La jalousie fait partie des principaux facteurs d’échec sentimental, comme dans beaucoup de couples. Chez l’hypersensible, elle est liée à son manque de confiance en lui et à sa dépendance affective vis-à-vis de l’autre. Il craint d’être quitté. Cette peur a pu naître dans l’enfance avec la sensation d’être abandonné par des parents absents, le départ d’une grande sœur ou une séparation avec la nounou. Là où d’autres l’ont vécu comme une souffrance temporaire, certains enfants peuvent le vivre comme un véritable traumatisme. À l’âge adulte, cette sensibilité occupe tellement tout le terrain qu’on a du mal à raisonner dans nos relations aux autres. On est plus sensible aux critiques de son partenaire, on interprète mal, on réagit de façon excessive jusqu’au point de rupture.
Vous dites qu’ils peuvent être aussi la cible de prédateurs.
On dit que l’amour est aveugle mais il l’est doublement chez l’hypersensible. Une personne manipulatrice, qui éprouve du plaisir à faire souffrir l’autre, peut le prendre au piège en jouant sur sa dépendance affective, en appuyant sur sa culpabilité pour maintenir ainsi un lien d’emprise. L’empathie d’un hypersensible fait également de lui une cible idéale pour le vampire psychique qui prend sans jamais donner en retour. Quand il ressent la souffrance, le manque, ce dernier est prêt à tout pour les aider, tout cela pour continuer d’être aimé.

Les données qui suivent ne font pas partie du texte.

__global__ void __launch_bounds__(256) k_step3d_t_h(Dev d, Range R, int nnew, int nrhs, int up) {
  const uint3 bI = xcd_tile();
  __shared__ TracerWin W;
  const Bounds& b = d.b;
  const Fields& F = d.f;
  const int k = 1 + (int)bI.z;
  const int i0 = tile_i0(R.i0) + (int)bI.x * kBX, j0 = R.j0 + (int)bI.y * kBY;
  const int ib = i0 - 2, jb = j0 - 2;
  const long kk = (long)(k - 1) * b.n2;
  tracer_win_fill(b, F, W, ib, jb, kk, nullptr);
  const int i = i0 + (int)threadIdx.x, j = j0 + (int)threadIdx.y;
  const bool act = i >= R.i0 && i <= R.i1 && j <= R.j1;
  const long ij = IJ(b, i, j), o = ij + kk;
  const AccTL a{W.T, W.UM, W.VM, W.FU, W.FV, ib, jb};
  for (int itrc = 1; itrc <= b.NT; itrc++) {
    const long tb = (long)(itrc - 1) * 3 * b.n3;
    const double* Tr = F.t + (long)(nrhs - 1) * b.n3 + tb;
    __syncthreads();
    tracer_win_fill(b, F, W, ib, jb, kk, Tr);
    __syncthreads();
    if (!act) continue;
// ... 231 lines not shown
  const double stf = F.stflx[ij + (long)(itrc - 1) * n2];
  double rhs[KR];
#pragma unroll
  for (int p = 0; p < KR; p++) rhs[p] = Tn[cell(c0 + p)] - dt * F.pm[ij] * F.pn[ij] * (tt[p + 1 < KR ? p + 1 : KR - 1] - tt[p]);
  if (P.npip > 0) {
    const int pidx = F.pipe_idx[ij];
    if (pidx > 0) {
      const double pflx = F.pipe_flx[ij], ptrc = F.pipe_trc[(pidx - 1) + (itrc - 1) * P.npip];
#pragma unroll
      for (int p = 0; p < KR; p++) {
        const int k = min(c0 + p, N);
        rhs[p] = rhs[p] + dt * F.pm[ij] * F.pn[ij] * pflx * F.pipe_prf[(pidx - 1) + (k - 1) * P.npip] * ptrc;
      }
    }
  }
  {
    const bool top = last;
    double t = 0.0;
#pragma unroll
    for (int p = 0; p < KR; p++) t = p == n - 1 ? rhs[p] : t;
    const double swf = F.swflx[ij], hzN = Hz[cell(N)];
    if (itrc == 1) t = t + dt * swf * (P.bulk_frc ? F.tair[ij] : t / hzN);
    t = t + dt * stf;
#pragma unroll
    for (int p = 0; p < KR; p++) rhs[p] = (top && p == n - 1) ? t : rhs[p];
  }
  if (kppT || kppS) {
    auto gh = [&](long o) { return P.lmd_nonlocal ? F.ghat[ij + o] : 0.0; };
#pragma unroll
    for (int p = 0; p < KR; p++) {
      const int k = min(c0 + p, N);
      const long ou = (long)min(k, N - 1) * n2, ol = (long)max(k - 1, 1) * n2;
      double t = rhs[p];
      if (kppT) {
        const double up = dt * (sr * F.swr_frac[ij + ou] - gh(ou) * (stf - sr));
        const double lo = dt * (sr * F.swr_frac[ij + ol] - gh(ol) * (stf - sr));
        t = k <= N - 1 ? t + up : t;
        t = k >= 2 ? t - lo : t;
      } else {
        const double up = -dt * F.ghat[ij + ou] * stf, lo = -dt * F.ghat[ij + ol] * stf;
        t = k <= N - 1 ? t + up : t;
        t = k >= 2 ? t - lo : t;
      }
      rhs[p] = t;
    }
  }
  auto fcw = [&](int q, double& fc, double& wc) {
    const int r = c0 - 1 + q;
    const long w = (long)min(max(r, 1), N - 1) * n2;
    const bool in = r > 0 && r < N;
    const int qa = q + 1 < KR + 1 ? q + 1 : KR;
    const double f = SEG_DIV(2.0 * dt * Akt[w], hz[q] + hz[qa]);
    const double c = DC0 * Wi[w];
    fc = in ? f : 0.0;
    wc = in ? c : 0.0;
  };
  double fcl, wcl;
  fcw(0, fcl, wcl);
  __syncthreads();
  SegTri<KR> T;
  T.eliminate(n, [&](int p, double& a, double& bb, double& c, double& dd) {
    double fcu, wcu;
    fcw(p + 1, fcu, wcu);
    a = -(fcl + fmax0(wcl));
    bb = hz[p + 1] + fcu + fmax0(wcu) + fcl - fmin0(wcl);
    c = -(fcu - fmin0(wcu));
    dd = rhs[p];
    fcl = fcu; wcl = wcu;
  });
  double xL, xR;
  T.couple(sg, n, X, xL, xR);
  T.solve(n, xL, xR);
  if (act) {
    const double rm = F.rmask[ij];
#pragma unroll
    for (int p = 0; p < KR; p++)
      if (p < n) Tn[cell(c0 + p)] = T.D[p] * rm;
  }
}
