+template <int MT>
+__global__ __launch_bounds__(256) void skinny_small_n_wgrad_kernel(const float* __restrict__ x, const float* __restrict__ dy,
+                                                                   float* __restrict__ dw, int M, int K, int N, int nchunk, int accumulate) {
+    const int lane = threadIdx.x & 63, w = __builtin_amdgcn_readfirstlane(threadIdx.x >> 6);
+    __shared__ __attribute__((aligned(16))) float sdy[MT * 64];
+    const int k = (blockIdx.x * 4 + w) * 64 + lane;
+    const bool kok = k < K;
+    const int n0 = blockIdx.y * nchunk, nn = min(nchunk, N - n0);
+    float xr[MT];
+#pragma unroll
+    for (int m = 0; m < MT; ++m) xr[m] = (kok && m < M) ? x[(size_t)m * K + k] : 0.f;
+    for (int i = threadIdx.x; i < MT * nchunk; i += 256) {
+        const int m = i / nchunk, j = i - m * nchunk;
+        sdy[i] = (m < M && j < nn) ? dy[(size_t)m * N + n0 + j] : 0.f;
+    }
+    __syncthreads();
+    if (k - lane >= K) return;
+    for (int nb = 0; nb < nn; nb += 8) {
+        float acc[8];
+#pragma unroll
+        for (int j = 0; j < 8; ++j) acc[j] = 0.f;
+#pragma unroll
+        for (int m = 0; m < MT; ++m) {
+            const float4* d = reinterpret_cast<const float4*>(sdy + m * nchunk + nb);
+            const float4 a = d[0], b = d[1];
+            acc[0] += xr[m] * a.x; acc[1] += xr[m] * a.y; acc[2] += xr[m] * a.z; acc[3] += xr[m] * a.w;
+            acc[4] += xr[m] * b.x; acc[5] += xr[m] * b.y; acc[6] += xr[m] * b.z; acc[7] += xr[m] * b.w;
+            if ((m & 3) == 3)
+                asm volatile("" : "+v"(acc[0]), "+v"(acc[1]), "+v"(acc[2]), "+v"(acc[3]), "+v"(acc[4]), "+v"(acc[5]), "+v"(acc[6]), "+v"(acc[7])
+                             :: "memory");
+        }
+        if (kok) {
+#pragma unroll
+            for (int j = 0; j < 8; ++j) {
+                if (nb + j < nn) {
+                    const size_t e = (size_t)(n0 + nb + j) * K + k;
+                    dw[e] = accumulate ? dw[e] + acc[j] : acc[j];
+                }
+            }
+        }
+    }
+}
+
+bool skinny_geometry(const Geom& g) {
+    return g.IH == 1 && g.IW == 1 && g.OH == 1 && g.OW == 1 && g.R == 1 && g.S == 1 && g.OS == 1 && g.SY == 1 && g.OY0 == 0;
+}
+
+}
+
+namespace agan {
+namespace conv {
+
+bool skinny_gather_supported(const Geom& g) {
+    return skinny_geometry(g) && !(g.Cout <= 4 && g.K < kHeadMinK);
+}
+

La violence de la rupture est-elle aussi double chez l’hypersensible ?
Plus que ça, elle est triple voire quadruple. Cela peut s’exprimer par des pleurs mais aussi des explosions de colère, de violence verbale. Il investit tellement dans l’autre que lorsque ce dernier part, cela ressemble à une amputation, comme si une partie de lui était coupé. Et à la différence des autres, cette souffrance ne disparaît jamais totalement. C’est une plaie qui saigne tout le temps. J’ai des patients qui parlent de leur rupture 20 ans après avec les larmes aux yeux comme si c’était hier. Beaucoup restent bloqué aux premières étapes du deuil de la relation : le déni, la tristesse ou plus rarement la colère. Bien sûr le temps et les autres histoires amoureuses viennent mettre un sparadrap supplémentaire mais la plaie est toujours là. Pour venir au bout de ce chagrin d’amour, il est nécessaire de faire un travail sur soi et de se faire accompagner.
Comment bien se comporter avec un amoureux hypersensible ?
Le grand secret c’est la communication. Il faut être attentif à l’autre et ne pas laisser de place au malentendu. Les hypersensibles sont souvent pris de cours par l’émotion et ont dû mal à dire les choses clairement. Dans ce type de configuration, chaque partenaire doit verbaliser au maximum, dire ce qu’on ressent et questionner l’autre sur ses sentiments. C’est comme une relation sexuelle : on s’assure toujours du consentement de l’autre, on explique là où on va. Et pour éviter de blesser l’autre, quand on fait une blague par exemple, on le précise : «je rigole, c’était une plaisanterie». On peut aussi inviter l’hypersensible à prendre du recul et à écrire une fois qu’il sera plus à l’aise au partenaire via SMS ou e-mail son ressenti. Finalement, cela revient à toujours respecter l’autre, comme si c’était la première semaine que l’on se voyait.
Cette exacerbation des émotions peut aussi impacter de façon positive la relation. Qu’avons-nous à apprendre des hypersensibles ?
Ce n’est pas un effort surhumain de vivre avec un hypersensible. Lorsqu’il est heureux, ce dernier est 10 fois plus enthousiaste et surtout il est davantage réceptif à ce que la vie lui offre. Aujourd’hui un nombre incalculable de personnes n’arrivent pas à éprouver de plaisir car ils brident trop leurs émotions. Il faut prendre le risque de vivre les choses avec plus d’émois, c’est ce qui nous fait sentir vivant et qui transforme notre quotidien en grande aventure.